- _What needs to be done_
Because the material must match the original, reproduce every line of it exactly.

- _Recorded information_

···

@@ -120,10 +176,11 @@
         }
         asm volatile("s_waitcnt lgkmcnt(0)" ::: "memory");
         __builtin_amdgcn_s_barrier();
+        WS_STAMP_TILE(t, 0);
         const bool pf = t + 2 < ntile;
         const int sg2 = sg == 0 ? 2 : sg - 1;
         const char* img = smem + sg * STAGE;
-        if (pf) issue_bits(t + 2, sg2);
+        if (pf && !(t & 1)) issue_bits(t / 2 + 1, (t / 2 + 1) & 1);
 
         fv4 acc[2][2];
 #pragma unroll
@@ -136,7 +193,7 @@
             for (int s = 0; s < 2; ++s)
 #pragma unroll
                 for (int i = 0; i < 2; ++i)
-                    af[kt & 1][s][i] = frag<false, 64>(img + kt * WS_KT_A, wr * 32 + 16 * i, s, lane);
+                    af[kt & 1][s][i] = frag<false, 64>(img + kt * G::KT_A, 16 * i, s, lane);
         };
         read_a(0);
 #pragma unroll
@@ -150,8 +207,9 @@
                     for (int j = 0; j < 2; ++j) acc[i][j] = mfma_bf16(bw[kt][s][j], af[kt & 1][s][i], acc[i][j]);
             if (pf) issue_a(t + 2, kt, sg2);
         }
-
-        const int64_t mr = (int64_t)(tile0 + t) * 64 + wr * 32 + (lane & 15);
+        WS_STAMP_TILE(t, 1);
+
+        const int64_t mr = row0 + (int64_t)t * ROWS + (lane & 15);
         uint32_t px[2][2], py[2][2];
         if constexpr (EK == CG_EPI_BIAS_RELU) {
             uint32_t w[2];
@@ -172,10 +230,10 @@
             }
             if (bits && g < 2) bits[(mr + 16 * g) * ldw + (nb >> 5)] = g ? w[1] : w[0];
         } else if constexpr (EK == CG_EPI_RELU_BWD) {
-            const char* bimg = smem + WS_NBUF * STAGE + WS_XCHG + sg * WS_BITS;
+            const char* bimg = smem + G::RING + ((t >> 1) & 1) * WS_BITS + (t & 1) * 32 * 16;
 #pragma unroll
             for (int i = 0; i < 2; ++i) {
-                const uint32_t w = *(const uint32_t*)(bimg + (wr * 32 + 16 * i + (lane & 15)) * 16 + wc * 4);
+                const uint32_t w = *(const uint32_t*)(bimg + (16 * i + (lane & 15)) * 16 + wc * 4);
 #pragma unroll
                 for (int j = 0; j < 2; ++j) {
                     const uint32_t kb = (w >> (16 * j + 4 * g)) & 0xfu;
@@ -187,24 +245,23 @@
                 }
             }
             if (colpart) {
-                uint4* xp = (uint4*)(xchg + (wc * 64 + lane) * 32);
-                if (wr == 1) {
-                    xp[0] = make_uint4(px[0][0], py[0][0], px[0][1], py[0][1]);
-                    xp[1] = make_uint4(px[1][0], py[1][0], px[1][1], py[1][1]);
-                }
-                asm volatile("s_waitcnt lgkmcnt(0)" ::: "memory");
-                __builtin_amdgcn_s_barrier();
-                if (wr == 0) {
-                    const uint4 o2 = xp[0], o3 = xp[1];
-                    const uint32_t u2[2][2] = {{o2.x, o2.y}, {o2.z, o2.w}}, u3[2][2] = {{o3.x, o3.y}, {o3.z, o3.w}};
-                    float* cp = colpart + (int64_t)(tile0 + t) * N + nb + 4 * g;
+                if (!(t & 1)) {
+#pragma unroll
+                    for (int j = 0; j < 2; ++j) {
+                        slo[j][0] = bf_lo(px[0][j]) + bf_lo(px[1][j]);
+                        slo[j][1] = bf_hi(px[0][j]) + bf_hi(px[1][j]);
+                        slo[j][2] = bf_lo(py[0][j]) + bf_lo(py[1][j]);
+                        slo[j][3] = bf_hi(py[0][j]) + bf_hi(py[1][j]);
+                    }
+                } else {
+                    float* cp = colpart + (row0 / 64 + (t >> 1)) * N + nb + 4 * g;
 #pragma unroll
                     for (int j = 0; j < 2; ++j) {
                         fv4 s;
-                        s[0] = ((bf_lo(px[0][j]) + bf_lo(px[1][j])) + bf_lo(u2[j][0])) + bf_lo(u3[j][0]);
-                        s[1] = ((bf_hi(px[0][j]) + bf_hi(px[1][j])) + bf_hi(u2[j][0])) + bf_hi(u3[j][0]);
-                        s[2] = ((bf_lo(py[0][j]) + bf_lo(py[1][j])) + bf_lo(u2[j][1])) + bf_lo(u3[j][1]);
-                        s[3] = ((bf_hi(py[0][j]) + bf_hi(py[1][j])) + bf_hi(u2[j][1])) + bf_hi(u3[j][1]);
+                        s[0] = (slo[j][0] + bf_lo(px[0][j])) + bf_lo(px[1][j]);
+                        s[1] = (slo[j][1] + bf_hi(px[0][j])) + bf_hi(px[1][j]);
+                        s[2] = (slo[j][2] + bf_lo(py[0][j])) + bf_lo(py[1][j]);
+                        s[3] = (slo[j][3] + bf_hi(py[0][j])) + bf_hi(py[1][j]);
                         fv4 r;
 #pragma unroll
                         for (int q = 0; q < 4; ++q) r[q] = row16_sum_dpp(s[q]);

···

- _Solution to the problem_
@@ -120,10 +176,11 @@
         }
         asm volatile("s_waitcnt lgkmcnt(0)" ::: "memory");
         __builtin_amdgcn_s_barrier();
+        WS_STAMP_TILE(t, 0);
         const bool pf = t + 2 < ntile;
         const int sg2 = sg == 0 ? 2 : sg - 1;
         const char* img = smem + sg * STAGE;
-        if (pf) issue_bits(t + 2, sg2);
+        if (pf && !(t & 1)) issue_bits(t / 2 + 1, (t / 2 + 1) & 1);
 
         fv4 acc[2][2];
 #pragma unroll
@@ -136,7 +193,7 @@
             for (int s = 0; s < 2; ++s)
 #pragma unroll
                 for (int i = 0; i < 2; ++i)
-                    af[kt & 1][s][i] = frag<false, 64>(img + kt * WS_KT_A, wr * 32 + 16 * i, s, lane);
+                    af[kt & 1][s][i] = frag<false, 64>(img + kt * G::KT_A, 16 * i, s, lane);
         };
         read_a(0);
 #pragma unroll
@@ -150,8 +207,9 @@
                     for (int j = 0; j < 2; ++j) acc[i][j] = mfma_bf16(bw[kt][s][j], af[kt & 1][s][i], acc[i][j]);
             if (pf) issue_a(t + 2, kt, sg2);
         }
-
-        const int64_t mr = (int64_t)(tile0 + t) * 64 + wr * 32 + (lane & 15);
+        WS_STAMP_TILE(t, 1);
+
+        const int64_t mr = row0 + (int64_t)t * ROWS + (lane & 15);
         uint32_t px[2][2], py[2][2];
         if constexpr (EK == CG_EPI_BIAS_RELU) {
             uint32_t w[2];
@@ -172,10 +230,10 @@
             }
             if (bits && g < 2) bits[(mr + 16 * g) * ldw + (nb >> 5)] = g ? w[1] : w[0];
         } else if constexpr (EK == CG_EPI_RELU_BWD) {
-            const char* bimg = smem + WS_NBUF * STAGE + WS_XCHG + sg * WS_BITS;
+            const char* bimg = smem + G::RING + ((t >> 1) & 1) * WS_BITS + (t & 1) * 32 * 16;
 #pragma unroll
             for (int i = 0; i < 2; ++i) {
-                const uint32_t w = *(const uint32_t*)(bimg + (wr * 32 + 16 * i + (lane & 15)) * 16 + wc * 4);
+                const uint32_t w = *(const uint32_t*)(bimg + (16 * i + (lane & 15)) * 16 + wc * 4);
 #pragma unroll
                 for (int j = 0; j < 2; ++j) {
                     const uint32_t kb = (w >> (16 * j + 4 * g)) & 0xfu;
@@ -187,24 +245,23 @@
                 }
             }
             if (colpart) {
-                uint4* xp = (uint4*)(xchg + (wc * 64 + lane) * 32);
-                if (wr == 1) {
-                    xp[0] = make_uint4(px[0][0], py[0][0], px[0][1], py[0][1]);
-                    xp[1] = make_uint4(px[1][0], py[1][0], px[1][1], py[1][1]);
-                }
-                asm volatile("s_waitcnt lgkmcnt(0)" ::: "memory");
-                __builtin_amdgcn_s_barrier();
-                if (wr == 0) {
-                    const uint4 o2 = xp[0], o3 = xp[1];
-                    const uint32_t u2[2][2] = {{o2.x, o2.y}, {o2.z, o2.w}}, u3[2][2] = {{o3.x, o3.y}, {o3.z, o3.w}};
-                    float* cp = colpart + (int64_t)(tile0 + t) * N + nb + 4 * g;
+                if (!(t & 1)) {
+#pragma unroll
+                    for (int j = 0; j < 2; ++j) {
+                        slo[j][0] = bf_lo(px[0][j]) + bf_lo(px[1][j]);
+                        slo[j][1] = bf_hi(px[0][j]) + bf_hi(px[1][j]);
+                        slo[j][2] = bf_lo(py[0][j]) + bf_lo(py[1][j]);
+                        slo[j][3] = bf_hi(py[0][j]) + bf_hi(py[1][j]);
+                    }
+                } else {
+                    float* cp = colpart + (row0 / 64 + (t >> 1)) * N + nb + 4 * g;
 #pragma unroll
                     for (int j = 0; j < 2; ++j) {
                         fv4 s;
-                        s[0] = ((bf_lo(px[0][j]) + bf_lo(px[1][j])) + bf_lo(u2[j][0])) + bf_lo(u3[j][0]);
-                        s[1] = ((bf_hi(px[0][j]) + bf_hi(px[1][j])) + bf_hi(u2[j][0])) + bf_hi(u3[j][0]);
-                        s[2] = ((bf_lo(py[0][j]) + bf_lo(py[1][j])) + bf_lo(u2[j][1])) + bf_lo(u3[j][1]);
-                        s[3] = ((bf_hi(py[0][j]) + bf_hi(py[1][j])) + bf_hi(u2[j][1])) + bf_hi(u3[j][1]);
+                        s[0] = (slo[j][0] + bf_lo(px[0][j])) + bf_lo(px[1][j]);
+                        s[1] = (slo[j][1] + bf_hi(px[0][j])) + bf_hi(px[1][j]);
+                        s[2] = (slo[j][2] + bf_lo(py[0][j])) + bf_lo(py[1][j]);
+                        s[3] = (slo[j][3] + bf_hi(py[0][j])) + bf_hi(py[1][j]);
                         fv4 r;
 #pragma unroll
                         for (int q = 0; q < 4; ++q) r[q] = row16_sum_dpp(s[q]);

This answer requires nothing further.